借助这些小鼠模型,生物制药领导者可以与经验丰富的研究伙伴合作,由对方提供从研究设计到数据分析的端到端支持,从而更快地迎来免疫疗法的新篇章,同时确保患者和临床试验参与者的安全。

 

 

参考文献
 

[1] Santomasso, B., Bachier, C., Westin, J., Rezvani, K., & Shpall, E. J. (2019, May 17).The other side of CAR T-cell therapy: Cytokine release syndrome, neurologic toxicity, and financial burden.American Society of Clinical Oncology Educational Book, (39), 433–444.
https://ascopubs.org/doi/full/10.1200/EDBK_238691


[2] Eastwood, D., Findlay, L., Poole, S., Bird, C., Wadhwa, M., Moore, M., Burns, C., Thorpe, R., & Stebbings, R. (2010, October).Monoclonal antibody TGN1412 trial failure explained by species differences in CD28 expression on CD4+ effector memory T-cells.British Journal of Pharmacology, 161(3), 512–526.
https://www.ncbi.nlm.nih.gov/pmc/articles/PMC2990151


[3] Matas-Céspedes A, Brown L, Mahbubani KT, Bareham B, Higgins J, Curran M, de Haan L, Lapointe JM, Stebbings R, Saeb-Parsy K. Use of human splenocytes in an innovative humanised mouse model for prediction of immunotherapy-induced cytokine release syndrome.Clin Transl Immunology.2020 Nov 4;9(11):e1202. doi: 10.1002/cti2.1202.PMID: 33173582; PMCID: PMC7641894.

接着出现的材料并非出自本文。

# seiya-kumada/3d_gaussian_splatting

Measured on AMD Instinct MI355X. Metric: forward+backward iters/s at 1080p, 1M Gaussians; PSNR vs CPU ref, higher is better.
Workload: dtype f32; 1 GPU; 1m_1080p: 1000000 Gaussians, 1920x1080, SH degree 3, fwd+bwd; gaussians=1000000, width=1920, height=1080, sh_degree=3, parallelism=single GPU

## Files before the change

### 3d_gaussian_splatting_amd/csrc/gsr_api.cpp

```cpp
#include <hip/hip_runtime.h>

#include <algorithm>
#include <climits>
#include <cstdlib>
#include <cstdarg>
#include <cstdio>
#include <cstring>
#include <mutex>
#include <string>
#include <vector>

#include "gsr_kernels.h"

using namespace gsr;

namespace {

thread_local std::string g_err;

struct PinnedWord {
    static constexpr int kWords = 256;
    volatile uint32_t* p = nullptr;
    PinnedWord() {
        void* q = nullptr;
// ... 265 lines not shown
        v.kA = at<uint32_t>(b->binning, bl.kA);
        v.vA = at<uint32_t>(b->binning, bl.vA);
        v.kB = at<uint32_t>(b->binning, bl.kB);
        v.vB = at<uint32_t>(b->binning, bl.vB);
        v.hist = at<uint32_t>(b->binning, bl.hist);
        v.mk = at<uint8_t>(b->binning, bl.mk);
        v.rb_histB = at<uint32_t>(b->binning, bl.rb_hist);
        const int tiles = div_up(cam->width, kTile) * div_up(cam->height, kTile);
        const bool odd = !v.rb && (tile_passes(tiles) & 1) != 0;
        v.sorted_tile = odd ? v.kB : v.kA;
        v.sorted_gid = odd ? v.vB : v.vA;
        v.free_k = odd ? v.kA : v.kB;
        v.free_v = odd ? v.vA : v.vB;
    }
    return v;
}

__global__ void fill_background(float* out_color, float* final_T, float* accum,
                                int npix, float bg0, float bg1, float bg2) {
    const int i = blockIdx.x * 256 + threadIdx.x;
    if (i >= npix) return;
    accum[i] = 0.0f;
    accum[npix + i] = 0.0f;
    accum[2 * (size_t)npix + i] = 0.0f;
    out_color[i] = bg0;
    out_color[npix + i] = bg1;
    out_color[2 * (size_t)npix + i] = bg2;
    final_T[i] = 1.0f;
}

struct FwdJob {
    const gsr_camera* cam;
    const gsr_raster_settings* rs;
    float* out_color;
    gsr_buffers* bufs;
    long long n = 0;
    int ty0 = 0, ty1 = 0, gx = 0, gy = 0;
    int vgy = 0, vh = 0;
    bool rows_counted = false;
    const gsr_aux_out* aux = nullptr;
    bool antialias() const { return (rs->flags & GSR_FLAG_ANTIALIAS) != 0; }
    uint32_t mode_bits() const {
        return (aux ? kBufAux | ((rs->flags & GSR_FLAG_INVDEPTH) ? kBufInvDepth : 0u) : 0u) |
               (antialias() ? kBufAntialias : 0u);
    }
};

template <class Pre>
int fwd_phase1(FwdJob& j, gsr_alloc_fn alloc_geom, gsr_alloc_fn alloc_image, void* ctx, hipStream_t stream, bool debug,
               bool band_pixels_only, Pre&& pre) {
    const gsr_camera* cam = j.cam;
    const gsr_raster_settings* rs = j.rs;
    gsr_buffers* bufs = j.bufs;
    const int W = cam->width, H = cam->height;
    j.gx = div_up(W, kTile);
    j.gy = div_up(H, kTile);
    band(cam, rs, &j.ty0, &j.ty1);
    std::memset(bufs, 0, sizeof *bufs);
    bufs->layout = GSR_LAYOUT_TAG | (use_presort(j.n, j.gx, j.gy) ? kBufPresort : 0u) | j.mode_bits();
    bufs->num_rendered = -1;
    bufs->n_local = (int32_t)j.n;
    bufs->geom = alloc_geom(ctx, GeomLayout(j.n).total);
    bufs->image = alloc_image(ctx, ImgLayout(W, H, j.aux != nullptr).total);
    if (!bufs->geom || !bufs->image) return fail(-2, "allocation failed (geometry/image)");
    const ImgLayout il(W, H);
    const Views v = views(cam, j.n, bufs);
    if ((j.ty0 > 0 || j.ty1 < j.gy) && !band_pixels_only) {
        const int npix = W * H;
        hipLaunchKernelGGL(fill_background, dim3(div_up(npix, 256)), dim3(256), 0, stream, j.out_color, v.final_T,
                           v.accum, npix, rs->bg[0], rs->bg[1], rs->bg[2]);
        GSR_STAGE(GSR_STAGE_MISC, hipGetLastError(), "fill_background");
    }
    GSR_STAGE(GSR_STAGE_MISC, hipMemsetAsync(v.ranges, 0, il.ovf - il.ranges, stream), "clear ranges");
    if (int e = pre(v)) return e;
    if (v.presort) {
        GSR_STAGE(GSR_STAGE_DEPTH_SORT, launch_depth_presort(v.depth_key, v.tiles, v.rect, (int)j.n, v.dk0, v.dv0,
                                                             v.dk1, v.dv1, v.dhist, v.rtiles, v.rrect, v.lookback,
                                                             v.K_dev, stream),
                  "depth presort");
        return 0;
    }
    const bool rb_possible = use_rb_binning(j.n, j.gx, j.gy);
    if (rb_possible && j.rows_counted)
        GSR_STAGE(GSR_STAGE_SCAN, launch_scan_blocks(v.lookback + 16, (int)j.n, v.K_dev, stream), "scan (block sums)");
    else
        GSR_STAGE(GSR_STAGE_SCAN, launch_scan(v.tiles, (int)j.n, v.offsets, v.partials, v.K_dev, stream, !rb_possible),
                  "scan");
    return 0;
}
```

[4] Brehm, M. A., Kenney, L. L., Wiles, M. V., Low, B. E., Tisch, R. M., Burzenski, L., Mueller, C., Greiner, D. L., & Shultz, L. D. (2019).Lack of acute xenogeneic graft- versus-host disease, but retention of T-cell function following engraftment of human peripheral blood mononuclear cells in NSG mice deficient in MHC class I and II expression.FASEB journal : official publication of the Federation of American Societies for Experimental Biology, 33(3), 3137–3151.
https://doi.org/10.1096/fj.201800636R


[5] Ye, C., Yang, H., Cheng, M., Shultz, L. D., Greiner, D. L., Brehm, M. A., & Keck, J. G. (2020, August 9).A rapid, sensitive, and reproducible in vivo PBMC humanized murine model for determining therapeutic-related cytokine release syndrome.The FASEB Journal, 34(9), 12963–12975.
https://faseb.onlinelibrary.wiley.com/doi/
10.1096/fj.202001203R


[6] Stoiber, S., Cadilha, B. L., Benmebarek, M. R., Lesch, S., Endres, S., & Kobold, S. (2019).Limitations in the Design of Chimeric Antigen Receptors for Cancer Therapy.Cells, 8(5), 472.